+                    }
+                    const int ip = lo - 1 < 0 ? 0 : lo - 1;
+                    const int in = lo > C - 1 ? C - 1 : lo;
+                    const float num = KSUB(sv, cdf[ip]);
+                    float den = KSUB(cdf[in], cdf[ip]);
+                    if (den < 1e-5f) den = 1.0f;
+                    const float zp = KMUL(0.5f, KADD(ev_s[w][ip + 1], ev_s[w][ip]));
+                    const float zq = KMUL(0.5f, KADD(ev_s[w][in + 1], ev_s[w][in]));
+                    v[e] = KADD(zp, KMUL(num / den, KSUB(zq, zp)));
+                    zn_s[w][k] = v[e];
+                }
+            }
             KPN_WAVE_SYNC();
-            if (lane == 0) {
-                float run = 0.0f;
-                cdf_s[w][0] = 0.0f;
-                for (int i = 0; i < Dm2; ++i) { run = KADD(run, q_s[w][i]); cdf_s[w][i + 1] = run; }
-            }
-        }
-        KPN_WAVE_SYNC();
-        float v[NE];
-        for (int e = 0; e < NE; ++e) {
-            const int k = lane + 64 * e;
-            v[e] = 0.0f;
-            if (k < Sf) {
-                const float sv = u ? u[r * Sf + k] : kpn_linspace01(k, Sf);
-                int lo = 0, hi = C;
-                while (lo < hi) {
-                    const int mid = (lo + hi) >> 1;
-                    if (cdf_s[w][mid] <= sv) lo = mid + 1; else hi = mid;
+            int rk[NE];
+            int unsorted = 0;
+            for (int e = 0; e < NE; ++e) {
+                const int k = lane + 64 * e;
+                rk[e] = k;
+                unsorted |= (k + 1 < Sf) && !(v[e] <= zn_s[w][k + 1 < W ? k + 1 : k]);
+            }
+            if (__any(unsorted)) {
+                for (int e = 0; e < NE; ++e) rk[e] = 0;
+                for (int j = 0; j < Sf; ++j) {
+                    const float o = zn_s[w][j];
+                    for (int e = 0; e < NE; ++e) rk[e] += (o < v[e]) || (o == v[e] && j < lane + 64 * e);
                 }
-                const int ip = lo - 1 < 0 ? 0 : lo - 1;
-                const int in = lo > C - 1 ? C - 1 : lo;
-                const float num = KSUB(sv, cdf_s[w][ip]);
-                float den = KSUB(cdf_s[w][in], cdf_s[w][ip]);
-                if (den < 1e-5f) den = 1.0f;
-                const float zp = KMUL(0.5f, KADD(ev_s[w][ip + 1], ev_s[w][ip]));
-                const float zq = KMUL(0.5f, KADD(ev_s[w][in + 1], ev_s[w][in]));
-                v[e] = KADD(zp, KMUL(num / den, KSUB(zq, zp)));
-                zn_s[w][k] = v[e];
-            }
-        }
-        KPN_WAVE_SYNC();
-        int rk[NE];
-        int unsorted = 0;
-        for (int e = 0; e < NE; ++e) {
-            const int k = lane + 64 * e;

━━━━━━

INSTRUCTIONS TO FOLLOW: What is needed is an exact transcription of every record above.

TASK RESPONSE:
+                    }
+                    const int ip = lo - 1 < 0 ? 0 : lo - 1;
+                    const int in = lo > C - 1 ? C - 1 : lo;
+                    const float num = KSUB(sv, cdf[ip]);
+                    float den = KSUB(cdf[in], cdf[ip]);
+                    if (den < 1e-5f) den = 1.0f;
+                    const float zp = KMUL(0.5f, KADD(ev_s[w][ip + 1], ev_s[w][ip]));
+                    const float zq = KMUL(0.5f, KADD(ev_s[w][in + 1], ev_s[w][in]));
+                    v[e] = KADD(zp, KMUL(num / den, KSUB(zq, zp)));
+                    zn_s[w][k] = v[e];
+                }
+            }
             KPN_WAVE_SYNC();
-            if (lane == 0) {
-                float run = 0.0f;
-                cdf_s[w][0] = 0.0f;
-                for (int i = 0; i < Dm2; ++i) { run = KADD(run, q_s[w][i]); cdf_s[w][i + 1] = run; }
-            }
-        }
-        KPN_WAVE_SYNC();
-        float v[NE];
-        for (int e = 0; e < NE; ++e) {
-            const int k = lane + 64 * e;
-            v[e] = 0.0f;
-            if (k < Sf) {
-                const float sv = u ? u[r * Sf + k] : kpn_linspace01(k, Sf);
-                int lo = 0, hi = C;
-                while (lo < hi) {
-                    const int mid = (lo + hi) >> 1;
-                    if (cdf_s[w][mid] <= sv) lo = mid + 1; else hi = mid;
+            int rk[NE];
+            int unsorted = 0;
+            for (int e = 0; e < NE; ++e) {
+                const int k = lane + 64 * e;
+                rk[e] = k;
+                unsorted |= (k + 1 < Sf) && !(v[e] <= zn_s[w][k + 1 < W ? k + 1 : k]);
+            }
+            if (__any(unsorted)) {
+                for (int e = 0; e < NE; ++e) rk[e] = 0;
+                for (int j = 0; j < Sf; ++j) {
+                    const float o = zn_s[w][j];
+                    for (int e = 0; e < NE; ++e) rk[e] += (o < v[e]) || (o == v[e] && j < lane + 64 * e);
                 }
-                const int ip = lo - 1 < 0 ? 0 : lo - 1;
-                const int in = lo > C - 1 ? C - 1 : lo;
-                const float num = KSUB(sv, cdf_s[w][ip]);
-                float den = KSUB(cdf_s[w][in], cdf_s[w][ip]);
-                if (den < 1e-5f) den = 1.0f;
-                const float zp = KMUL(0.5f, KADD(ev_s[w][ip + 1], ev_s[w][ip]));
-                const float zq = KMUL(0.5f, KADD(ev_s[w][in + 1], ev_s[w][in]));
-                v[e] = KADD(zp, KMUL(num / den, KSUB(zq, zp)));
-                zn_s[w][k] = v[e];
-            }
-        }
-        KPN_WAVE_SYNC();
-        int rk[NE];
-        int unsorted = 0;
-        for (int e = 0; e < NE; ++e) {
-            const int k = lane + 64 * e;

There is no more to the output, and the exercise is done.